The constructor initializes the distribution such that it is uniform. Scott's algorithm states that after each trial we will need to update the distribution's counts of \(\alpha\) and \(\beta\), compute it's expectation, and draw samples from it. These methods are defined as:


def update(self, x):
    #update counts according to whether or not the trial was a success of failure
    if x == 0.:
        self.beta+=1.
    elif x == 1.:
        self.alpha+=1.

def get_mean(self):
    #return the expectation of the distribution
    return self.alpha / (self.alpha + self.beta)

def sample(self, samples):
    #draw some number of samples from the posterior and return them
    return scipy.stats.beta.rvs(self.alpha, self.beta, size=samples)

A bandit can be represented by instantiating a BetaDist class for each arm and defining methods that return relevant values for each step of Scott's algorithm.

class BernoulliBandit(object):
    def __init__(self, arms=2, samples=1):
        #initialize a number of beta distributions, one for each arm
        self.arms = [BetaDist() for i in xrange(arms)]
        self.samples = samples
    
    def update(self, arm, reward):
        #update the state of the relevant arm's posterior
        self.arms[arm].update(reward)
    
    def choose_arm(self):
        #probability sampling: estimate mean by sampling from the posterior
        #generated by trials, choose arm with the largest mean
        return np.argmax([arm.sample(samples=self.samples) for arm in self.arms])
        
    def best_arm(self):
        #get the current best arm by returning the index of the largest
        #expectation
        return np.argmax([arm.get_mean() for arm in self.arms])
    
    def get_mean(self, arm):
        #return the arm's expectation
        return self.arms[arm].get_mean()

To test this code, we can conduct a simple simulation where we know the values of actual arms and then measure how well the algorithm estimates which one is optimal by computing total regret. I've included this testing framework in the code repository under the file BernoulliBanditTest.py. Below is a simplified testing framework that does not include code to plot the evolution of the algorithm in terms of posterior distributions or total regret.


import numpy as np
import scipy.stats

from BernoulliBandit import BernoulliBandit

trials = 100
arms = 3
regrets = []

#draw random biases for each of the arms on the true bandit
true_arms = np.random.random_sample(arms)
arm_choices = np.zeros(arms)

#initialize random variables the true bandit using random bias values
bandit = [scipy.stats.bernoulli(a) for a in true_arms]

#initialize our model
bb = BernoulliBandit(arms=arms)

for t in xrange(trials):
    #choose a bandit probablistically, based on what we know so far
    arm = bb.choose_arm()
    
    #record choice for regret measurement
    arm_choices[arm]+=1

    #get a reward from a single trial from the arm
    reward = bandit[arm].rvs()
    
    #estimate the regret for this trial
    regrets.append(regret(true_arms.argmax(), true_arms, arm_choices))
    
    #update the model
    bb.update(arm,reward)

#Print out summary of arm pulls, estimated biases and actual biases
print 'arm biases ', true_arms
print 'arm allocations ', arm_choices
print 'best estimated arm ', bb.best_arm()
print 'best actual arm ', true_arms.argmax()

Simulation

In addition to the Python implementation I've reviewed above, I've developed a simple web-based simulator.

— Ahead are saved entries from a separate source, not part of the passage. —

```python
SIGNATURES = {
    "bsr_abi_version": (c_i, None),
    "bsr_last_error": (c_s, None),
    "bsr_source_sha": (c_s, None),
    "bsr_create": (c_i, [ctypes.POINTER(c_v), c_i, c_v, c_sz, c_i]),
    "bsr_destroy": (None, [c_v]),
    "bsr_forward": (c_i, [c_v, c_v, c_v, c_i, c_i, c_i, c_v, c_v, c_v, c_v, c_v]),
    "bsr_forward_packed": (c_i, [c_v, c_v, c_v, c_i, c_i, c_i, c_v, c_v, c_v, c_v]),
    "bsr_forward_tsm": (c_i, [c_v, c_v, c_v, c_v, c_i, c_i, c_i, c_i, c_i, c_v, c_v, c_v, c_v, c_v]),
    "bsr_forward_rgb": (c_i, [c_v, c_v, c_v, c_i, c_i, c_i, c_v, c_v]),
    "bsr_workspace_bytes": (c_sz, [c_i, c_i, c_i]),
    "bsr_handle_workspace_bytes": (c_sz, [c_v, c_i, c_i, c_i]),
    "bsr_reserve": (c_i, [c_v, c_i, c_i, c_i]),
    "bsr_probe": (c_i, [c_v, c_s, c_v, c_sz, ctypes.POINTER(c_i * 4), c_v]),
    "bsr_set_timing": (c_i, [c_v, c_i]),
    "bsr_get_timing": (c_i, [c_v, ctypes.POINTER(ctypes.c_float * NUM_CLASSES), ctypes.POINTER(c_i * NUM_CLASSES)]),
    "bsr_timing_launches": (c_i, [c_v]),
    "bsr_timing_entry": (c_i, [c_v, c_i, c_s, c_sz, ctypes.POINTER(ctypes.c_float), ctypes.POINTER(c_i)]),
    "bsr_clock_trace": (c_i, [c_i, c_v, c_i, c_i, c_v, c_v, c_v]),
    "bsr_check_range": (c_i, [c_v, c_v]),
    "bsr_peek_range": (c_i, [c_v]),
    "bsr_debug_attention": (c_i, [c_v, c_v, c_i, c_i, c_v]),
    "bsr_debug_attention_rgb": (c_i, [c_v, c_v, c_i, c_i, c_v]),
    "bsr_debug_attention_dtype": (c_i, [c_v, c_v, c_i, c_i, c_i, c_v]),
    "bsr_debug_attention_qw": (c_i, [c_v, c_v, c_i, c_i, c_i, c_v]),
    "bsr_debug_attention_split": (c_i, [c_v, c_v, c_i, c_i, c_i, c_v]),
    "bsr_debug_attention_kv1": (c_i, [c_v, c_v, c_i, c_i, c_i, c_v]),
    "bsr_debug_split_qkv": (c_i, [c_v, c_v, c_i, c_i, c_v]),
    "bsr_debug_wino_conv": (c_i, [c_v, c_v, c_v, c_v, c_i, c_i, c_i, c_i, c_v]),
    "bsr_debug_wino_filter": (c_i, [c_v, c_v]),
    "bsr_debug_keys_compose": (c_i, [c_v, c_v, c_v, c_v]),
    "bsr_debug_values_compose": (c_i, [c_v, c_v, c_v, c_v, c_v, c_v]),
    "bsr_prep_rows": (c_i, [c_i, c_v, c_sz, c_sz, c_sz, c_i, c_i, c_v, c_v, c_v]),
    "bsr_prep_groups": (c_i, [c_i, c_v, c_sz, c_sz, c_sz, c_i, c_i, c_i, c_v, c_v, c_v]),
    "bsr_png_unfilter": (c_i, [c_i, c_v, c_sz, c_sz, c_i, c_v]),
    "bsr_png_unfilter_tall": (c_i, [c_i, c_v, c_sz, c_sz, c_i, c_v]),
    "bsr_png_file_bytes": (c_sz, [c_i, c_i]),
    "bsr_png_scratch_bytes": (c_sz, [c_i]),
    "bsr_png_encode": (c_i, [c_i, c_v, c_i, c_i, c_i, c_v, c_sz, c_v, c_v]),
    "bsr_png_encode_figs": (c_i, [c_i, c_i, c_v, c_v, c_v, c_v, c_v, c_v, c_i, c_i, c_i, c_v, c_sz, c_v, c_v]),
    "bsr_crop_faces": (c_i, [c_i, c_v, c_sz, c_sz, c_i, c_i, c_v]),
    "bsr_paste_faces": (c_i, [c_i, c_v, c_sz, c_sz, c_i, c_i, c_v, c_i, c_v, c_i, c_v, c_i, c_i, c_v]),
    "bsr_ucb_post_scratch_bytes": (c_sz, _BS),
    "bsr_ucb_post": (c_i, [c_i, c_v, c_v, c_v, c_i, c_i, c_v, c_v, c_v, c_v, c_v, c_v]),
    "bsr_ucb_post_rgb_scratch_bytes": (c_sz, _BS),
    "bsr_ucb_post_rgb": (c_i, [c_i, c_v, c_v, c_v, c_i, c_i, c_v, c_v, c_v, c_v, c_v, c_v]),
    "bsr_ucb_post_tsm_scratch_bytes": (c_sz, _BS),
    "bsr_ucb_post_tsm": (c_i, [c_i, c_v, c_v, c_v, c_i, c_i, c_v, c_v, c_v, c_v, c_v, c_v, c_v]),
    "bsr_sfw_score_scratch_bytes": (c_sz, _BS),
    "bsr_sfw_score": (c_i, [c_i, c_v, c_i, c_i, c_v, c_v, c_v, c_v, c_v, c_v, c_v]),
    "bsr_shadow_synth_scratch_bytes": (c_sz, _BS),
    "bsr_shadow_synth": (c_i, [c_i, c_v, c_v, c_v, c_v, c_v, c_sz, c_i, c_i, c_v, c_v, c_v, c_v, c_v, c_v, c_v]),
    "bsr_train_losses_scratch_bytes": (c_sz, _BS),
    "bsr_train_losses": (c_i, [c_i, c_v, c_v, c_v, c_v, c_v, c_i, c_i, c_v, c_v, c_v, c_v, c_v, c_v, c_v]),
    "bsr_train_losses_grad_scratch_bytes": (c_sz, _BS),
    "bsr_train_losses_grad_offset": (c_sz, [c_i, c_i, c_i]),
    "bsr_train_losses_grad": (c_i, [c_i, c_v, c_v, c_v, c_v, c_v, c_v, c_i, c_i, c_v, c_v, c_v, c_v, c_v, c_v, c_v, c_v]),
    "bsr_disc_blob_bytes": (c_sz, []),
    "bsr_disc_losses_scratch_bytes": (c_sz, _BS),
    "bsr_disc_act_offset": (c_sz, [c_i, c_i, c_i, c_i]),
    "bsr_disc_losses": (c_i, [c_i, c_v, c_sz, c_v, c_v, c_v, c_i, c_i, c_v, c_v, c_v, c_v, c_v]),
    "bsr_disc_dgrad_blob_bytes": (c_sz, []),
    "bsr_disc_grad_scratch_bytes": (c_sz, _BS),
    "bsr_disc_grad_offset": (c_sz, [c_i, c_i, c_i, c_i]),
    "bsr_disc_gen_grad": (c_i, [c_i] + _BLOBS + [c_v, c_v, c_v, c_v, c_i, c_i, c_v, c_v, c_v, c_v, c_v, c_v]),
    "bsr_debug_disc_gen_grad": (c_i, [c_i] + _BLOBS + [c_v, c_v, c_v, c_v, c_i, c_i, c_v, c_v, c_v, c_v, c_v, c_i, c_v]),
    "bsr_disc_wgrad_blob_bytes": (c_sz, []),
    "bsr_disc_wgrad_scratch_bytes": (c_sz, _BS),
    "bsr_disc_wgrad_floats": (c_sz, []),
    "bsr_disc_wgrad_var_offset": (c_sz, [c_i]),
    "bsr_disc_wgrad_offset": (c_sz, [c_i, c_i, c_i, c_i]),
    "bsr_disc_wgrad": (c_i, [c_i] + _BLOBS + [c_v, c_sz, c_v, c_v, c_v, c_i, c_i, c_v, c_v, c_v, c_v, c_v, c_v]),
    "bsr_debug_disc_wgrad": (c_i, [c_i] + _BLOBS + [c_v, c_sz, c_v, c_v, c_v, c_i, c_i, c_v, c_v, c_v, c_v, c_v, c_i, c_v]),
    "bsr_clr_tail_grad_blob_bytes": (c_sz, []),
    "bsr_clr_tail_grad_scratch_bytes": (c_sz, [c_i, c_i, c_i]),
    "bsr_clr_tail_grad_floats": (c_sz, []),
    "bsr_clr_tail_grad_var_offset": (c_sz, [c_i]),
    "bsr_clr_tail_grad_offset": (c_sz, [c_i, c_i, c_i, c_i]),
    "bsr_clr_tail_grad_partials": (c_i, [c_i, c_i, c_i]),
    "bsr_clr_tail_grad": (c_i, [c_i, c_v, c_sz, c_v, c_v, c_i, c_v, c_v, c_i, c_i, c_i, c_v, c_v, c_v, c_i, c_v, c_v]),
    "bsr_debug_clr_tail_grad": (c_i, [c_i, c_v, c_sz, c_v, c_v, c_i, c_v, c_v, c_i, c_i, c_i, c_v, c_v, c_v, c_i, c_v, c_i, c_v]),
    "bsr_last_f": (c_i, [c_v, ctypes.POINTER(c_v), ctypes.POINTER(c_i), ctypes.POINTER(c_i * 4)]),
# ... 76 lines not shown
```

blindshadowremoval_amd/csrc/bsr_api.hip:

```cpp
#include "../../include/bsr_hip.h"

#include <hip/hip_runtime.h>
#include <stdint.h>
#include <stdio.h>
#include <stdlib.h>
#include <string.h>

#include <initializer_list>
#include <string>
#include <type_traits>
#include <unordered_map>
#include <vector>

#include "attention.h"
#include "attention256.h"
#include "attention_h16.h"
#include "conv3_f16.h"
#include "conv_n16.h"
#include "gemm_nloop.h"
#include "glue_kernels.h"
#include "igemm_conv.h"
#include "igemm_h16.h"
#include "png_kernels.h"
#include "prep_kernels.h"
// ... 124 lines not shown
  p.xa = take(cells * v.cs_a, true);
  p.t1 = take(cells * v.d);
  p.t2 = take(cells * v.d);
  for (int i = 0; i < v.nblk; ++i) p.y3[i] = take(cells * v.cs_y3x);
  p.qkv = take(cells * 3 * v.d);
  for (int i = 0; i < v.nblk; ++i) p.att[i] = take(cells * v.d);
  for (int i = 0; i < v.nblk; ++i) p.r[i] = take(cells * (i < 3 ? v.cs_r : v.cs_h), !v.rgb);
  p.xh = take(cells * v.cs_h, true);
  p.ybuf = take(px * v.cs_y);
  p.qh = take(px * v.cs_qh);
  p.f1 = take(px2 / 16 * 128);
  p.f2 = take(px2 / 4 * 96);
  p.cf = take(px2 * CS_CF);
  p.probe = take(px2 / 64 * 2);
  p.reg32 = take(v.tsm ? cells * 4 : 0);
  p.share = take(v.tsm ? cells * 2 * v.c_r : 0);
  p.yh = take(px1 * 3);
  p.con = take(px1 * 3);
  p.total = off;
  return p;
}

}

struct bsr_handle {
  int device = 0;
  float* d_blob = nullptr;
  float* d_wino = nullptr;
  float* d_keys = nullptr;
  float* d_values = nullptr;
  float* att_scratch = nullptr;
  size_t att_scratch_floats = 0;
  std::unordered_map<std::string, LayerW> layers;
  Variant var = kGSC;
  int dtype = BSR_DTYPE_F32;
  float head_bias[2] = {0.f, 0.f};
  const float* tail_w = nullptr;
  const float* clr_gs_w = nullptr;
  float* ws = nullptr;
  size_t ws_floats = 0;
  Plan plan{};
  const float* rgb_tail_w = nullptr;
  const float* rgb_head_b = nullptr;
  int B = 0, H = 0, W = 0;
  bool ran = false;
  bool att_in_lds = false;
  unsigned* range_flag = nullptr;
  bool fuse_heads = true;
  bool conv1_gemm = true;
  bool att_pv1 = false;
  bool conv3_f16 = true;
  bool fuse_attw = true;
  bool wino_conv2 = true;
  bool keys_conv2 = true;
  bool values_conv2 = true;
  bool att_is_o = false;
  bool timing = false;
  std::vector<hipEvent_t> ev;
  std::vector<int> ev_class;
  std::vector<std::string> ev_name;
  size_t ev_used = 0;
};
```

To see the algorithm in action, click the button and watch how it evolves over 100 trials.

The top figure plots each arm's posterior distribution after each trial. Notice how at the beginning of the simulation each arm's distribution is the same and after each trial, the arm that was chosen has it's posterior adjusted according to whether or not the trial was successful.

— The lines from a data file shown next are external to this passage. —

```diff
@@ -784,17 +777,19 @@
             const int src = __builtin_ctzll(big);
             big &= big - 1;
             const uint32_t n_s = (uint32_t)__shfl((int)n, src, WAVE), end_s = (uint32_t)__shfl((int)end, src, WAVE);
-            const size_t w0 = (size_t)(end_s - n_s + 32u) * GRAD_F, w1 = (size_t)end_s * GRAD_F;
-            for (size_t w = w0 + lane; w < w1; w += WAVE) rec_words[w] = 0u;
-            if (grad_z)
-                for (size_t w = (size_t)(end_s - n_s + 32u) + lane; w < (size_t)end_s; w += WAVE) grad_z[w] = 0.0f;
-        }
-    }
-}
-void launch_zero_far_records(int64_t P, const GeomView& gv, GradRec* grad_rec, float* grad_z, hipStream_t st) {
+            for (size_t w = (size_t)(end_s - n_s + 32u) + lane; w < (size_t)end_s; w += WAVE) {
+                rec_a[w] = make_float4(0, 0, 0, 0);
+                rec_b[w] = make_float4(0, 0, 0, 0);
+                rec_c[w] = 0.0f;
+                if (grad_z) grad_z[w] = 0.0f;
+            }
+        }
+    }
+}
+void launch_zero_far_records(int64_t P, const GeomView& gv, const GradRec& grad_rec, float* grad_z, hipStream_t st) {
     if (P <= 0) return;
     const int64_t want = (P + 255) / 256;
-    zero_far_records_kernel<<<(unsigned)(want < 2048 ? want : 2048), 256, 0, st>>>(P, gv.total, gv.tiles_touched, gv.point_offsets, (uint32_t*)grad_rec, grad_z);
+    zero_far_records_kernel<<<(unsigned)(want < 2048 ? want : 2048), 256, 0, st>>>(P, gv.total, gv.tiles_touched, gv.point_offsets, grad_rec.a, grad_rec.b, grad_rec.c, grad_z);
 }
 
 __global__ void __launch_bounds__(256) zero_list_kernel(ZeroList z) {
```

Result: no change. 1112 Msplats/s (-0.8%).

The figure below the posterior plot shows the experiment's total regret as a function of trials. Notice that once the algorithm has built up a strong belief that one arm is optimal, the rate at which total regret grows decreases. The table show's the experiments true arm success probabilities as well as the number of trials allocated to each arm and the arm's total number of rewards.